Here is an example of a try-catch-throw. The program will always print “KeyboardInterrupt.”

jmp_buf ex_buf__; #define TRY do{ if(! setjmp(ex_buf__)) { #define CATCH } else { #define ETRY } } while(0) #define THROW longjmp(ex_buf__, 1) void sigint_handler(int sig) { THROW; } int main(void) { if (signal(SIGINT, sigint_handler) == SIG_ERR) { return 0; } TRY {// raise(sig) raise(SIGINT); } CATCH { printf("KeyboardInterrupt"); } ETRY; return 0; }

When the macro is expanded, the code looks like this:

jmp_buf ex_buf__; void sigint_handler(int sig) { longjmp(ex_buf__, 1); } int main(void) { if (signal(SIGINT, sigint_handler) == ((_crt_signal_t)-1)) { return 0; } do{ if(! _setjmp(ex_buf__)) { { raise(SIGINT); } } else { { printf("KeyboardInterrupt"); } } } while(0); return 0; }

Tools for manipulating processes

Linux systems provide a number of useful tools for monitoring and manipulating processes.

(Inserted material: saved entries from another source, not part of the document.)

# thrill/thrill

Measured on AMD Instinct MI355X. Metric: TeraSort keys/sec (100-byte recs), higher is better.
Workload: dtype u8; 1 GPU; terasort_10GiB_100B; records=107374182, record_bytes=100, seed=0x7421, parallelism=dp1

## Files before the change

thrill_amd/csrc/t9_rank_scatter.h:

```cpp
#pragma once
#include "t9_common.h"

template <int NDIG>
__device__ inline void t9_scan_onewave(u32* s_vals, u32 tid) {
    if (tid < 64) {
        const u32 lane = tid;
        u32 carry = 0;
        for (int c = 0; c < NDIG / 64; ++c) {
            const u32 v0 = s_vals[c * 64 + lane];
            u32 v = v0;
            for (int off = 1; off < 64; off <<= 1) {
                u32 y = __shfl_up(v, off);
                if (lane >= (u32)off) v += y;
            }
            const u32 total = __shfl(v, 63);
            s_vals[c * 64 + lane] = (v - v0) + carry;
            carry += total;
        }
    }
}

__device__ inline void t9_scan256_onewave(u32* s_vals, u32 tid) {
    if (tid < 64) {
        const u32 lane = tid;
        u32 carry = 0;
        for (int c = 0; c < 4; ++c) {
            const u32 v0 = s_vals[c * 64 + lane];
            u32 v = v0;
            for (int off = 1; off < 64; off <<= 1) {
                u32 y = __shfl_up(v, off);
                if (lane >= (u32)off) v += y;
            }
            const u32 total = __shfl(v, 63);
            s_vals[c * 64 + lane] = (v - v0) + carry;
            carry += total;
        }
    }
}

template <int BITS>
__device__ inline void t9_hist_ballot_add(u32* __restrict__ s_cnt, u32 d,
                                          bool valid, u32 lane) {
    u64 m = __ballot(valid);
    for (int b = 0; b < BITS; ++b) {
        const u64 bb = __ballot((d >> b) & 1u);
        m &= ((d >> b) & 1u) ? bb : ~bb;
    }
    if (valid && (u32)__popcll(m & ((1ull << lane) - 1ull)) == 0)
        atomicAdd(&s_cnt[d], (u32)__popcll(m));
}

template <int TILE, int BLOCK, bool HAS_KEY, bool HAS_VAL,
          int REC_WORDS = 0, bool IOTA_VAL = false>
__global__ __launch_bounds__(BLOCK, 8) void k_scatter_wave512(
    const u64* __restrict__ in_keys, const u32* __restrict__ in_vals,
    u64* __restrict__ out_keys, u32* __restrict__ out_vals,
    const u32* __restrict__ offs, u64 n, u32 shift) {
    constexpr int NW = BLOCK / 64;
    constexpr int SUB = TILE / NW;
    constexpr int GROUPS = SUB / 64;
    static_assert(HAS_KEY, "the store phase reads the digit from the key");
    static_assert(TILE % BLOCK == 0 && SUB % 64 == 0, "whole groups");
    const u32* rec32 = (const u32*)in_keys;
    __shared__ __align__(16) u8 s_raw[TILE * 8];
    u64* const s_okeys = (u64*)s_raw;
    u32* const s_ovals = (u32*)s_raw;
    static_assert(TILE <= 65535, "u16 counts and offsets");
    __shared__ u16 s_wcnt[NW * T9_RADIX];
    __shared__ u32 s_start[T9_RADIX];
    __shared__ u32 s_goff[T9_RADIX];

    const u32 tid = threadIdx.x, wave = tid >> 6, lane = tid & 63;
    const u64 base = (u64)blockIdx.x * TILE;
    const u32 tn = (u32)((n - base < (u64)TILE) ? (n - base) : (u64)TILE);

    if (tid < T9_RADIX)
        s_goff[tid] = offs[(u64)blockIdx.x * T9_RADIX + tid];
    u16* const wc = s_wcnt + wave * T9_RADIX;
    for (u32 t = lane; t < T9_RADIX; t += 64) wc[t] = 0;

    u32 pos[GROUPS];
    const u32 wbase = wave * SUB;
#pragma unroll
    for (int g = 0; g < GROUPS; ++g) {
        const u32 i = wbase + g * 64 + lane;
        const bool valid = i < tn;
        u32 d = 0;
        if (valid) {
            if (REC_WORDS)
                d = ((const u8*)rec32)[(base + i) * (u64)REC_WORDS * 4 +
                                       (7 - shift / 8)];
            else
                d = (u32)(in_keys[base + i] >> shift) & 255u;
        }
        u64 m = __ballot(valid);
        for (int bit = 0; bit < 8; ++bit) {
            u64 bb = __ballot((d >> bit) & 1u);
            m &= ((d >> bit) & 1u) ? bb : ~bb;
        }
        const u32 wr = (u32)__popcll(m & ((1ull << lane) - 1ull));
        const u32 before = valid ? (u32)wc[d] : 0;
        pos[g] = before + wr;
        if (valid && wr == 0) wc[d] = (u16)(before + (u32)__popcll(m));
    }
    __syncthreads();

    if (tid < T9_RADIX) {
        u32 run = 0;
        for (int w = 0; w < NW; ++w) {
            const u32 c = s_wcnt[w * T9_RADIX + tid];
            s_wcnt[w * T9_RADIX + tid] = (u16)run;
            run += c;
        }
        s_start[tid] = run;
    }
    __syncthreads();
    t9_scan256_onewave(s_start, tid);
    __syncthreads();

    constexpr bool LOAD_VAL = HAS_VAL && !REC_WORDS && !IOTA_VAL;
    u32 val[LOAD_VAL ? GROUPS : 1];
#pragma unroll
    for (int g = 0; g < GROUPS; ++g) {
        const u32 i = wbase + g * 64 + lane;
        if (i < tn) {
            u64 k;
            if (REC_WORDS) {
                const u64 w0 = (u64)rec32[(base + i) * REC_WORDS];
                const u64 w1 = (u64)rec32[(base + i) * REC_WORDS + 1];
                k = ((u64)__builtin_bswap32((u32)w0) << 32) |
                    __builtin_bswap32((u32)w1);
            }
            else {
                k = in_keys[base + i];
            }
            if constexpr (LOAD_VAL) val[g] = in_vals[base + i];
            const u32 d = (u32)(k >> shift) & 255u;
            pos[g] += s_start[d] + (u32)wc[d];
            s_okeys[pos[g]] = k;
        }
    }
    __syncthreads();

    u32 gpos[GROUPS];
#pragma unroll
    for (int c = 0; c < GROUPS; ++c) {
        const u32 j = c * BLOCK + tid;
        if (j < tn) {
            const u64 k = s_okeys[j];
            const u32 d = (u32)(k >> shift) & 255u;
            gpos[c] = s_goff[d] + (j - s_start[d]);
            out_keys[gpos[c]] = k;
        }
    }
    if (!HAS_VAL) return;
    __syncthreads();

#pragma unroll
    for (int g = 0; g < GROUPS; ++g) {
        const u32 i = wbase + g * 64 + lane;
        if (i < tn) {
            if constexpr (LOAD_VAL) s_ovals[pos[g]] = val[g];
            else s_ovals[pos[g]] = (u32)(base + i);
        }
    }
    __syncthreads();
#pragma unroll
    for (int c = 0; c < GROUPS; ++c) {
        const u32 j = c * BLOCK + tid;
        if (j < tn) out_vals[gpos[c]] = s_ovals[j];
    }
}
```

Measured before the change: 10.67 billion keys/s.

## Load keys once into registers, pack positions, and remap tiles per XCD

```diff
diff --git a/thrill_amd/csrc/t9_rank_scatter.h b/thrill_amd/csrc/t9_rank_scatter.h
--- a/thrill_amd/csrc/t9_rank_scatter.h
+++ b/thrill_amd/csrc/t9_rank_scatter.h
@@ -61,6 +61,7 @@
     constexpr int GROUPS = SUB / 64;
     static_assert(HAS_KEY, "the store phase reads the digit from the key");
     static_assert(TILE % BLOCK == 0 && SUB % 64 == 0, "whole groups");
+    static_assert(GROUPS % 2 == 0, "positions are kept two to a register");
     const u32* rec32 = (const u32*)in_keys;
     __shared__ __align__(16) u8 s_raw[TILE * 8];
     u64* const s_okeys = (u64*)s_raw;
@@ -71,22 +72,48 @@
     __shared__ u32 s_goff[T9_RADIX];
 
     const u32 tid = threadIdx.x, wave = tid >> 6, lane = tid & 63;
-    const u64 base = (u64)blockIdx.x * TILE;
+    const u32 xper = gridDim.x >> 3, xrem = gridDim.x & 7;
+    const u32 xcd = blockIdx.x & 7;
+    const u32 tile = xcd * xper + (xcd < xrem ? xcd : xrem) +
+                     (blockIdx.x >> 3);
+    const u64 base = (u64)tile * TILE;
     const u32 tn = (u32)((n - base < (u64)TILE) ? (n - base) : (u64)TILE);
 
+    constexpr bool ONE_READ = !REC_WORDS;
+    constexpr bool LOAD_VAL = HAS_VAL && !REC_WORDS && !IOTA_VAL;
+    const u32 wbase = wave * SUB;
+    u64 key[ONE_READ ? GROUPS : 1];
+    u32 val[LOAD_VAL ? GROUPS : 1];
+    if constexpr (ONE_READ) {
+#pragma unroll
+        for (int g = 0; g < GROUPS; ++g) {
+            const u32 i = wbase + g * 64 + lane;
+            key[g] = in_keys[base + (i < tn ? i : tn - 1)];
+        }
+        if constexpr (LOAD_VAL) {
+#pragma unroll
+            for (int g = 0; g < GROUPS; ++g) {
+                const u32 i = wbase + g * 64 + lane;
+                val[g] = in_vals[base + (i < tn ? i : tn - 1)];
+            }
+        }
+    }
+
     if (tid < T9_RADIX)
-        s_goff[tid] = offs[(u64)blockIdx.x * T9_RADIX + tid];
+        s_goff[tid] = offs[(u64)tile * T9_RADIX + tid];
     u16* const wc = s_wcnt + wave * T9_RADIX;
     for (u32 t = lane; t < T9_RADIX; t += 64) wc[t] = 0;
 
-    u32 pos[GROUPS];
-    const u32 wbase = wave * SUB;
+    u32 pos2[GROUPS / 2] = {};
 #pragma unroll
     for (int g = 0; g < GROUPS; ++g) {
         const u32 i = wbase + g * 64 + lane;
         const bool valid = i < tn;
         u32 d = 0;
-        if (valid) {
+        if constexpr (ONE_READ) {
+            d = (u32)(key[g] >> shift) & 255u;
+        }
+        else if (valid) {
             if (REC_WORDS)
                 d = ((const u8*)rec32)[(base + i) * (u64)REC_WORDS * 4 +
                                        (7 - shift / 8)];
@@ -100,8 +127,14 @@
         }
         const u32 wr = (u32)__popcll(m & ((1ull << lane) - 1ull));
         const u32 before = valid ? (u32)wc[d] : 0;
-        pos[g] = before + wr;
+        pos2[g >> 1] |= (before + wr) << (16 * (g & 1));
         if (valid && wr == 0) wc[d] = (u16)(before + (u32)__popcll(m));
+    }
+    if constexpr (ONE_READ) {
+#pragma unroll
+        for (int g = 0; g < GROUPS; ++g) asm volatile("" : "+v"(key[g]));
+#pragma unroll
+        for (int q = 0; q < GROUPS / 2; ++q) asm volatile("" : "+v"(pos2[q]));
     }
     __syncthreads();
 
@@ -118,14 +151,15 @@
     t9_scan256_onewave(s_start, tid);
     __syncthreads();
 
-    constexpr bool LOAD_VAL = HAS_VAL && !REC_WORDS && !IOTA_VAL;
-    u32 val[LOAD_VAL ? GROUPS : 1];
 #pragma unroll
     for (int g = 0; g < GROUPS; ++g) {
         const u32 i = wbase + g * 64 + lane;
         if (i < tn) {
             u64 k;
-            if (REC_WORDS) {
+            if constexpr (ONE_READ) {
+                k = key[g];
+            }
+            else if (REC_WORDS) {
                 const u64 w0 = (u64)rec32[(base + i) * REC_WORDS];
                 const u64 w1 = (u64)rec32[(base + i) * REC_WORDS + 1];
                 k = ((u64)__builtin_bswap32((u32)w0) << 32) |
@@ -134,10 +168,12 @@
             else {
                 k = in_keys[base + i];
             }
-            if constexpr (LOAD_VAL) val[g] = in_vals[base + i];
+            if constexpr (LOAD_VAL && !ONE_READ) val[g] = in_vals[base + i];
             const u32 d = (u32)(k >> shift) & 255u;
-            pos[g] += s_start[d] + (u32)wc[d];
-            s_okeys[pos[g]] = k;
+            const u32 add = s_start[d] + (u32)wc[d];
+            const u32 pos = ((pos2[g >> 1] >> (16 * (g & 1))) & 0xffffu) + add;
+            s_okeys[pos] = k;
+            pos2[g >> 1] += add << (16 * (g & 1));
         }
     }
     __syncthreads();
@@ -160,8 +196,9 @@
     for (int g = 0; g < GROUPS; ++g) {
         const u32 i = wbase + g * 64 + lane;
         if (i < tn) {
-            if constexpr (LOAD_VAL) s_ovals[pos[g]] = val[g];
-            else s_ovals[pos[g]] = (u32)(base + i);
+            const u32 pos = (pos2[g >> 1] >> (16 * (g & 1))) & 0xffffu;
+            if constexpr (LOAD_VAL) s_ovals[pos] = val[g];
+            else s_ovals[pos] = (u32)(base + i);
         }
     }
     __syncthreads();
```

After: 10.95 billion keys/s (median of 6 runs). 1.03x the previous value.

  • Strace: Prints the trace of each system call made by a running program and its children. Strace cat /dev/null
  • PS: List the processes in the current system (including dead processes)
  • Top: Prints information about the current process resource usage
  • Pmap: Shows the memory map of the process
  • /proc: A virtual file system that outputs the contents of a large number of kernel data structures in ASCII text format that can be read by user programs. Something like “cat /proc/loadavg” can see the average load on the current system

Every ordinary anomaly we experience may be a continuous miracle.